What is required:
Would you please transcribe, exactly as written, the lines of the entries below starting at the one that holds "-225,17 +223,27 @@" and ending at the one that holds "-280,6 +288,7 @@", both included?

++++++

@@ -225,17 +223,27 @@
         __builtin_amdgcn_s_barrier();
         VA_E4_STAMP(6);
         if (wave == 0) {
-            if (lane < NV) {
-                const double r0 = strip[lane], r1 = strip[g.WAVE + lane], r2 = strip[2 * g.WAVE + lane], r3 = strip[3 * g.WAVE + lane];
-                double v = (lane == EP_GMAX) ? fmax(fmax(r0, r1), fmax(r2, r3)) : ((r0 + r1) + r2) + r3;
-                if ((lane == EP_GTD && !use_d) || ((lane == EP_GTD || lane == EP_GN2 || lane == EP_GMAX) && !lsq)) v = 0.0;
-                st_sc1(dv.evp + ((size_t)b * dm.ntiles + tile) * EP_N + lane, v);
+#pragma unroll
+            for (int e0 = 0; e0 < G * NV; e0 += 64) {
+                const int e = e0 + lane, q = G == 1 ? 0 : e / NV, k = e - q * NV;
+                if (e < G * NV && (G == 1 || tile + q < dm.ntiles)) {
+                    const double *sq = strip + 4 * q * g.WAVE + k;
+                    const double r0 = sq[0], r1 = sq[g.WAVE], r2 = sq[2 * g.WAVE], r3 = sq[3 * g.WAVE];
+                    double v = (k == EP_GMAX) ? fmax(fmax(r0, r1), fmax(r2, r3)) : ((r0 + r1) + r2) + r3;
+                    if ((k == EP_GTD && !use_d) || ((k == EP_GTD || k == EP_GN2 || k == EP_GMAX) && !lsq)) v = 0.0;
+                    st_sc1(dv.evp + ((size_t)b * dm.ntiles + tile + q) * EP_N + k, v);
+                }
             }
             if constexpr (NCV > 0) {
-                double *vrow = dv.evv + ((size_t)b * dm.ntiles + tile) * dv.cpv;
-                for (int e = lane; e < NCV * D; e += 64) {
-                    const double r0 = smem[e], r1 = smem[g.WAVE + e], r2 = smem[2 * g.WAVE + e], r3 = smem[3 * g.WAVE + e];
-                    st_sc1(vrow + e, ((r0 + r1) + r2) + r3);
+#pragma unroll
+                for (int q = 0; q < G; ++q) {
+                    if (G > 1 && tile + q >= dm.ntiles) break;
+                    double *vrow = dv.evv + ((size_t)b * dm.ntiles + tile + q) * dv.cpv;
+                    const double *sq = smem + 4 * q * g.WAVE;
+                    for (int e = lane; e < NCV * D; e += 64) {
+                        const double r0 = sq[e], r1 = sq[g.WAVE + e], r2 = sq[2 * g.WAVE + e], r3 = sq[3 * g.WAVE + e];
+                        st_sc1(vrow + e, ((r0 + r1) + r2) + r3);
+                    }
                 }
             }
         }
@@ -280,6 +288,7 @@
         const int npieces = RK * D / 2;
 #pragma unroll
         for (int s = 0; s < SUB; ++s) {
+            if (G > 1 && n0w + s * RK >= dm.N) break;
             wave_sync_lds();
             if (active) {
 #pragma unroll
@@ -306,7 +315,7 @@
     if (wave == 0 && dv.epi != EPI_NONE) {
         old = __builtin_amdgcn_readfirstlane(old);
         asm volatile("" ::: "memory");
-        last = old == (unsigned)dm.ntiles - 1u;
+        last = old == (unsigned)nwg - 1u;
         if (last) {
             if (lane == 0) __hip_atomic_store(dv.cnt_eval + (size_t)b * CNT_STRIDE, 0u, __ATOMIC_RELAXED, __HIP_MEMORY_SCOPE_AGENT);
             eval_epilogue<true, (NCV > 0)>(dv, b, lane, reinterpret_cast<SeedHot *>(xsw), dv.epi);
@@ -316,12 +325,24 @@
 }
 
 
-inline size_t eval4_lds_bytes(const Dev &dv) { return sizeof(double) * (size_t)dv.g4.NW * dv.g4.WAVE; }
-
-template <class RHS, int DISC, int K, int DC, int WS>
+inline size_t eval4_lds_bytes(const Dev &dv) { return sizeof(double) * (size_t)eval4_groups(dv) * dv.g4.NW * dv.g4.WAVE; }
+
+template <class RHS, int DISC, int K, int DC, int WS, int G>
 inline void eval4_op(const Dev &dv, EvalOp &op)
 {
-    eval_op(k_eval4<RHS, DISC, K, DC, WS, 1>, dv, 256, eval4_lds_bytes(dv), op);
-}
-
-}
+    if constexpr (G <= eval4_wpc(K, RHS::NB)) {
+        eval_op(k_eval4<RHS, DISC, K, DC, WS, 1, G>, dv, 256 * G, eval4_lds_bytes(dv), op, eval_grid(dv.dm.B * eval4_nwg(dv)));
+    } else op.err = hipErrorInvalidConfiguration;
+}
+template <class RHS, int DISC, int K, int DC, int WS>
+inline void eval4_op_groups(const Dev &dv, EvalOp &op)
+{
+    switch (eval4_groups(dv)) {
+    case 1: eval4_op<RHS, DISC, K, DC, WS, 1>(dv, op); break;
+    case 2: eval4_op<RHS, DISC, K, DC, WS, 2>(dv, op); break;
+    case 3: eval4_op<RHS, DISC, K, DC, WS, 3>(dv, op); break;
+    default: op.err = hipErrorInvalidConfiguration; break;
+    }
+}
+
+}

++++++

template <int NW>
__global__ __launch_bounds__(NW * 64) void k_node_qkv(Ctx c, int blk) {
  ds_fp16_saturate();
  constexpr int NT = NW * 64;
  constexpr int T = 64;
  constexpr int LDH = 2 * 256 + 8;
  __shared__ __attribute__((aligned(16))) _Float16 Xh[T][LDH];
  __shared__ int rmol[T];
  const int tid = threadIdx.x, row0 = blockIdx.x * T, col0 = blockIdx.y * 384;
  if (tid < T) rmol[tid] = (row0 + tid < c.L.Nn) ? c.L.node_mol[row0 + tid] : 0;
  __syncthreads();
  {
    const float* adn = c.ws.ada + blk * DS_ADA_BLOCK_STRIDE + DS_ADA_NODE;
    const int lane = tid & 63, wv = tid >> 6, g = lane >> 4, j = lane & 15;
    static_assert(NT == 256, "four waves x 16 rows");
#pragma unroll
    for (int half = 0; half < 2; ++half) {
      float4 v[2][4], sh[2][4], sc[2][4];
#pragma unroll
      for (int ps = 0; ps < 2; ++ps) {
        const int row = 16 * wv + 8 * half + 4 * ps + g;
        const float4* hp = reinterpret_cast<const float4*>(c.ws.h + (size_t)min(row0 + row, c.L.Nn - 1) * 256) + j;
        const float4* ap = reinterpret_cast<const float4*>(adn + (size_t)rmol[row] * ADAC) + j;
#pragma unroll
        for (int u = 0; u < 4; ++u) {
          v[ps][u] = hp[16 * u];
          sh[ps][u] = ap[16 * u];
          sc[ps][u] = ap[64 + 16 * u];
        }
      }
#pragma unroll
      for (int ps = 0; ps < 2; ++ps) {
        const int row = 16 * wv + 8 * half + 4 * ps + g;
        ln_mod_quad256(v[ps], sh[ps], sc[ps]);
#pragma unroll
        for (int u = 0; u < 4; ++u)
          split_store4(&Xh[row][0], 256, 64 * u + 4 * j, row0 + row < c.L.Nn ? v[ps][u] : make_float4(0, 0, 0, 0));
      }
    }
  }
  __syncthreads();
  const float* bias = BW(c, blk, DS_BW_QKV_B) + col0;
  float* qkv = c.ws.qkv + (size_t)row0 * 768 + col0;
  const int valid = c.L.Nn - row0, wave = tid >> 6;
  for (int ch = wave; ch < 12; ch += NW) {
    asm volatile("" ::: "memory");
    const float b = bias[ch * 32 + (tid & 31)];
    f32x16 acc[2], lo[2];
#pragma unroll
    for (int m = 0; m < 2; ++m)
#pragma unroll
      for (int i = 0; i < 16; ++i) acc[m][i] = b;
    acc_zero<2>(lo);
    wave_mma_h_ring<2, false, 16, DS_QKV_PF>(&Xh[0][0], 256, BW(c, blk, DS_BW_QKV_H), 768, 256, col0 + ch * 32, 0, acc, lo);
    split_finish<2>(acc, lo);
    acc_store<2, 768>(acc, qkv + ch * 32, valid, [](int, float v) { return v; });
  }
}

++++++

Response to this task:
@@ -225,17 +223,27 @@
         __builtin_amdgcn_s_barrier();
         VA_E4_STAMP(6);
         if (wave == 0) {
-            if (lane < NV) {
-                const double r0 = strip[lane], r1 = strip[g.WAVE + lane], r2 = strip[2 * g.WAVE + lane], r3 = strip[3 * g.WAVE + lane];
-                double v = (lane == EP_GMAX) ? fmax(fmax(r0, r1), fmax(r2, r3)) : ((r0 + r1) + r2) + r3;
-                if ((lane == EP_GTD && !use_d) || ((lane == EP_GTD || lane == EP_GN2 || lane == EP_GMAX) && !lsq)) v = 0.0;
-                st_sc1(dv.evp + ((size_t)b * dm.ntiles + tile) * EP_N + lane, v);
+#pragma unroll
+            for (int e0 = 0; e0 < G * NV; e0 += 64) {
+                const int e = e0 + lane, q = G == 1 ? 0 : e / NV, k = e - q * NV;
+                if (e < G * NV && (G == 1 || tile + q < dm.ntiles)) {
+                    const double *sq = strip + 4 * q * g.WAVE + k;
+                    const double r0 = sq[0], r1 = sq[g.WAVE], r2 = sq[2 * g.WAVE], r3 = sq[3 * g.WAVE];
+                    double v = (k == EP_GMAX) ? fmax(fmax(r0, r1), fmax(r2, r3)) : ((r0 + r1) + r2) + r3;
+                    if ((k == EP_GTD && !use_d) || ((k == EP_GTD || k == EP_GN2 || k == EP_GMAX) && !lsq)) v = 0.0;
+                    st_sc1(dv.evp + ((size_t)b * dm.ntiles + tile + q) * EP_N + k, v);
+                }
             }
             if constexpr (NCV > 0) {
-                double *vrow = dv.evv + ((size_t)b * dm.ntiles + tile) * dv.cpv;
-                for (int e = lane; e < NCV * D; e += 64) {
-                    const double r0 = smem[e], r1 = smem[g.WAVE + e], r2 = smem[2 * g.WAVE + e], r3 = smem[3 * g.WAVE + e];
-                    st_sc1(vrow + e, ((r0 + r1) + r2) + r3);
+#pragma unroll
+                for (int q = 0; q < G; ++q) {
+                    if (G > 1 && tile + q >= dm.ntiles) break;
+                    double *vrow = dv.evv + ((size_t)b * dm.ntiles + tile + q) * dv.cpv;
+                    const double *sq = smem + 4 * q * g.WAVE;
+                    for (int e = lane; e < NCV * D; e += 64) {
+                        const double r0 = sq[e], r1 = sq[g.WAVE + e], r2 = sq[2 * g.WAVE + e], r3 = sq[3 * g.WAVE + e];
+                        st_sc1(vrow + e, ((r0 + r1) + r2) + r3);
+                    }
                 }
             }
         }
@@ -280,6 +288,7 @@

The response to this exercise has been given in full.